+++ GIVEN DATA +++

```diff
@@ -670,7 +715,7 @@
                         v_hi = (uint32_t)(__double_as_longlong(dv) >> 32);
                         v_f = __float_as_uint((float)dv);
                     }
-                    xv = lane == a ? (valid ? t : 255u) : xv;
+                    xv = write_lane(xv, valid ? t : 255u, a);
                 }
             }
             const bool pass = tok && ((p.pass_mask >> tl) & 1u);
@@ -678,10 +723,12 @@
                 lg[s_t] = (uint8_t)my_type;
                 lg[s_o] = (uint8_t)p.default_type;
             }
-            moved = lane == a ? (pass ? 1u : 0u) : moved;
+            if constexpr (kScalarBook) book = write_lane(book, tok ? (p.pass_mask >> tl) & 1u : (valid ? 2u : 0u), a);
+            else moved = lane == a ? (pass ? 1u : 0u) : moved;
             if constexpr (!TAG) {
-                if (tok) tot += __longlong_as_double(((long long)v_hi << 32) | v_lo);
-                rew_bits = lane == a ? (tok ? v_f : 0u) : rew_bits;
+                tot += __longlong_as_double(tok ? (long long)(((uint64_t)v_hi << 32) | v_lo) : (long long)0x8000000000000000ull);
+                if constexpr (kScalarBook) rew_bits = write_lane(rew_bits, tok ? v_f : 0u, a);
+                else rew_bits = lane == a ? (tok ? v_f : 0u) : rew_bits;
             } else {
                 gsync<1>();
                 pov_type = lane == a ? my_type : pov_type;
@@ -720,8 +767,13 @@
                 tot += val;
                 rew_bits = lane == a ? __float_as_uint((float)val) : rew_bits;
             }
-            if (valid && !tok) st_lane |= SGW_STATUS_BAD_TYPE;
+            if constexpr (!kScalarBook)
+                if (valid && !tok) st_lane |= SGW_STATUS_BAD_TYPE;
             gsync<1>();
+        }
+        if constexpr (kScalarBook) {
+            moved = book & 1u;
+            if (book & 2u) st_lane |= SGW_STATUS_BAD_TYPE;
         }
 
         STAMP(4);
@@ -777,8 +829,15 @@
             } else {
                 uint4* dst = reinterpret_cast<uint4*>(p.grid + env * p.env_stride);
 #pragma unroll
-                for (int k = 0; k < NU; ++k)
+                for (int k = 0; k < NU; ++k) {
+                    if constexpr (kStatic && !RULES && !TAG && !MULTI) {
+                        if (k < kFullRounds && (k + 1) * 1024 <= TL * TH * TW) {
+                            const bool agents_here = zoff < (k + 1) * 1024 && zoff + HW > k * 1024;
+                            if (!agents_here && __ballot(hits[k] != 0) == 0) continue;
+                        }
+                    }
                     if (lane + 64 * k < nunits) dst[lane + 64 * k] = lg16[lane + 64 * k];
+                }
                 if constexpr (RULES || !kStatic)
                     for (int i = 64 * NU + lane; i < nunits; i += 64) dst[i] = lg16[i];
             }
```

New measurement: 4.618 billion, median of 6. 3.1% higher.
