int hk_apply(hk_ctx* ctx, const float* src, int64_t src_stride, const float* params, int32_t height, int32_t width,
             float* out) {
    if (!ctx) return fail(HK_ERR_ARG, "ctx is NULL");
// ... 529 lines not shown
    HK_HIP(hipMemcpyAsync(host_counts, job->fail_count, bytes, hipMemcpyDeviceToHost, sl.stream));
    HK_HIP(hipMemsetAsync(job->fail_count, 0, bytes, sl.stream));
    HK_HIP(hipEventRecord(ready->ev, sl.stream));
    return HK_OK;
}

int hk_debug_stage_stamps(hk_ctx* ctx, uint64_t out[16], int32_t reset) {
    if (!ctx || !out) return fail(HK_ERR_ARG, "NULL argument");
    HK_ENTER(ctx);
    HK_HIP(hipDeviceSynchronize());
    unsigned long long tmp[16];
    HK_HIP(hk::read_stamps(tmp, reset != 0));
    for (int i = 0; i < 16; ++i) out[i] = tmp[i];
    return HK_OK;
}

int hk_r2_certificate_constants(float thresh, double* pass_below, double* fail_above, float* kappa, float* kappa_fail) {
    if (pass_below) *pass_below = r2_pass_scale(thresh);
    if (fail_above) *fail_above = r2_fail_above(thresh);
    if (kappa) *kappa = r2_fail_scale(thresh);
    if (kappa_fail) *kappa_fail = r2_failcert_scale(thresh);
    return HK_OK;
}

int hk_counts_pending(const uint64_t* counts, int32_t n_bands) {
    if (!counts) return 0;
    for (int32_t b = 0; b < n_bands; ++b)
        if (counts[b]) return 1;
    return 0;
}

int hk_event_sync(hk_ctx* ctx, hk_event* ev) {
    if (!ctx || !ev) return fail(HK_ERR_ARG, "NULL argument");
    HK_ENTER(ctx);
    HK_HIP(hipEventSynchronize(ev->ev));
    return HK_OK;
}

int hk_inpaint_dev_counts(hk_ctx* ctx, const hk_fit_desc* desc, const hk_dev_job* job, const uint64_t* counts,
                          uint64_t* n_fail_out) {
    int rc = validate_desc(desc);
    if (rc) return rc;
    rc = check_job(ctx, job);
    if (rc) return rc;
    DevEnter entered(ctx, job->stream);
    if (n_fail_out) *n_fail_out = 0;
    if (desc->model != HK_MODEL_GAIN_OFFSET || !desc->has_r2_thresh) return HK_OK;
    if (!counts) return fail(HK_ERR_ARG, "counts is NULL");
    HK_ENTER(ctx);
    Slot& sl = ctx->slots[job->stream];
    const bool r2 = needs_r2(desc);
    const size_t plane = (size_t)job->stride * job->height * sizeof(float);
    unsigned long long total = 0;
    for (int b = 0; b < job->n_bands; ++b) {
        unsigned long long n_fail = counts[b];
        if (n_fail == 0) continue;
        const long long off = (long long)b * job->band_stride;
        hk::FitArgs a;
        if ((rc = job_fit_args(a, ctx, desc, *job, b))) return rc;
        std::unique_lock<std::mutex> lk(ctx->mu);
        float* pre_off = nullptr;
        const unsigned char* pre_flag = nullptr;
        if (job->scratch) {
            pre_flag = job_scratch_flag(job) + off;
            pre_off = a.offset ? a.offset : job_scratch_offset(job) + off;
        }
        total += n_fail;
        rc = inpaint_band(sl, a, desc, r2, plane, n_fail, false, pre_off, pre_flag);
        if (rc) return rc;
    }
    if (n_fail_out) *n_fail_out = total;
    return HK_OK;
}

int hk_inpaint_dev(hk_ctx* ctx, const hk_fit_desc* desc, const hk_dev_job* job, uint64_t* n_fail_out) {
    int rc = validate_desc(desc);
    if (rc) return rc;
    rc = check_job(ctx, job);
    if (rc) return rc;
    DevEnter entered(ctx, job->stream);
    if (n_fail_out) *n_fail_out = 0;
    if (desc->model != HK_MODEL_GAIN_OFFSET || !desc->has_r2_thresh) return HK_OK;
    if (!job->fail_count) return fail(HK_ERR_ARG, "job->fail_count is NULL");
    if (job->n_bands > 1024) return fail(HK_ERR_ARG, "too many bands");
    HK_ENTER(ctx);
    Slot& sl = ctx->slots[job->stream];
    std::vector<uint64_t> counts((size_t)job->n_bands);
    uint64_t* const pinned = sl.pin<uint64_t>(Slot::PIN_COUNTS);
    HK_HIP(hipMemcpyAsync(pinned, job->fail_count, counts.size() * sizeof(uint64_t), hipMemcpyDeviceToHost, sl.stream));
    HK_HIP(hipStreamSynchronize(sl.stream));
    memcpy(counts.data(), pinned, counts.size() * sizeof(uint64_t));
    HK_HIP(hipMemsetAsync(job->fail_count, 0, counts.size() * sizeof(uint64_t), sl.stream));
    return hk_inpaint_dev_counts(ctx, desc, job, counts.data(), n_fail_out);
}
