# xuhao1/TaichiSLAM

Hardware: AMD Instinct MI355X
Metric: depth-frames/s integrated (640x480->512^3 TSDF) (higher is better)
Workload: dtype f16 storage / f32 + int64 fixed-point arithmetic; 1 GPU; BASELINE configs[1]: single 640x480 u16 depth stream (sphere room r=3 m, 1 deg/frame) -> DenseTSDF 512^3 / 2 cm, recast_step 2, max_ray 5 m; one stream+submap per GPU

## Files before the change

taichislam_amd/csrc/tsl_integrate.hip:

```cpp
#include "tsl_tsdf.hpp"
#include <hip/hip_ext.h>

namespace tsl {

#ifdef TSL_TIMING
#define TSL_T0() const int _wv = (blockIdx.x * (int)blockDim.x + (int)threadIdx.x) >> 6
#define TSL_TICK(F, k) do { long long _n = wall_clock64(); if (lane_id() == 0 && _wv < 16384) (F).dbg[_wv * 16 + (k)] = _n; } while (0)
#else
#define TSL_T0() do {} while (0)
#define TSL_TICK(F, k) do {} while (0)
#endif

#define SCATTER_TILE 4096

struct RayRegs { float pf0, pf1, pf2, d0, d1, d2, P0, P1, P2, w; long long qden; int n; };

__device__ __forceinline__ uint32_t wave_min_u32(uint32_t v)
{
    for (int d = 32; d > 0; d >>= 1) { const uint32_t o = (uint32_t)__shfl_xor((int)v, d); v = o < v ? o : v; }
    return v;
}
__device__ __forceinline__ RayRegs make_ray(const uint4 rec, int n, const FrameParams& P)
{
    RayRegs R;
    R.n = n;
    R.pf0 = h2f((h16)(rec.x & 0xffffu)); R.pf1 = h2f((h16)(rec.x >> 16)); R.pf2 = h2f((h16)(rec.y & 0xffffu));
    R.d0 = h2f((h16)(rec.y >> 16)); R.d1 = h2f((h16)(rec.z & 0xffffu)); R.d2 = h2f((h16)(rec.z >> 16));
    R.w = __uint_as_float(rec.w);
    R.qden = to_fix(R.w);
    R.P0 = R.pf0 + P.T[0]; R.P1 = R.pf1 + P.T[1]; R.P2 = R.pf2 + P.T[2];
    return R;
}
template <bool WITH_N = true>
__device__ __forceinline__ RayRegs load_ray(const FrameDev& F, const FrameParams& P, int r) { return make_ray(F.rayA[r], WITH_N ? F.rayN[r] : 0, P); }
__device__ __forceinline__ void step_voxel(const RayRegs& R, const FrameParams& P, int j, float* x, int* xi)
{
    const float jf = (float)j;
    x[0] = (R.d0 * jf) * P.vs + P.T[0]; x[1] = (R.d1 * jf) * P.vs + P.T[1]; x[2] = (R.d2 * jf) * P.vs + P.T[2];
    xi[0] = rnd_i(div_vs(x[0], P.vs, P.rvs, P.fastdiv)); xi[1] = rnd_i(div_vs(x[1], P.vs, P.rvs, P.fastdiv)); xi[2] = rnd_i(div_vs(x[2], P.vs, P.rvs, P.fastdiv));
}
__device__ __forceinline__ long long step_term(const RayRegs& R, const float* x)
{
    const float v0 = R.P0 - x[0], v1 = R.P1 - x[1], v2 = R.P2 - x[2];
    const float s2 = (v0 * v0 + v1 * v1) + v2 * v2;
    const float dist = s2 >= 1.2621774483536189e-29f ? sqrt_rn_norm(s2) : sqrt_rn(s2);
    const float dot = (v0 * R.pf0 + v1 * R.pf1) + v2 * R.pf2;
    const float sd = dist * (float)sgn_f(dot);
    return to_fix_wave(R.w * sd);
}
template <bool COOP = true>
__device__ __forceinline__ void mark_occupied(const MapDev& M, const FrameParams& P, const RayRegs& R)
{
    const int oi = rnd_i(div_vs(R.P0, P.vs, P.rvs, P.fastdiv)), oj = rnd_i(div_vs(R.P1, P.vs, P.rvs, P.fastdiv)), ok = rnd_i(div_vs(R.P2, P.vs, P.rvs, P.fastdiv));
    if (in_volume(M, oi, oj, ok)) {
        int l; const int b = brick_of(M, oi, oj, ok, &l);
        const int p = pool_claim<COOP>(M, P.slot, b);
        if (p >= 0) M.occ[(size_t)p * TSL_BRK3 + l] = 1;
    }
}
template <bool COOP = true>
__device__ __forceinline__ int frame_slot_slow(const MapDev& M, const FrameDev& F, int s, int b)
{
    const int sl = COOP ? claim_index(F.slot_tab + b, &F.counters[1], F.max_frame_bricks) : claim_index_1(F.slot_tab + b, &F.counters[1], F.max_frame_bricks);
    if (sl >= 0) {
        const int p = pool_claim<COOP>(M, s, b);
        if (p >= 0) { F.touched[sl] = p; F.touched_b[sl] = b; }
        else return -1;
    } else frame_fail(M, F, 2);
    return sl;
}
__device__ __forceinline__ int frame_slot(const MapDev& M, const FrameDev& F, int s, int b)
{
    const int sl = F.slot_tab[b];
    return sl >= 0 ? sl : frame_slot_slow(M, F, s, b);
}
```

+++

**WORK REQUEST:**
The answer consists of every line above in which the word "while" occurs.

**ANSWER TO THIS TASK:**
#define TSL_TICK(F, k) do { long long _n = wall_clock64(); if (lane_id() == 0 && _wv < 16384) (F).dbg[_wv * 16 + (k)] = _n; } while (0)
#define TSL_T0() do {} while (0)
#define TSL_TICK(F, k) do {} while (0)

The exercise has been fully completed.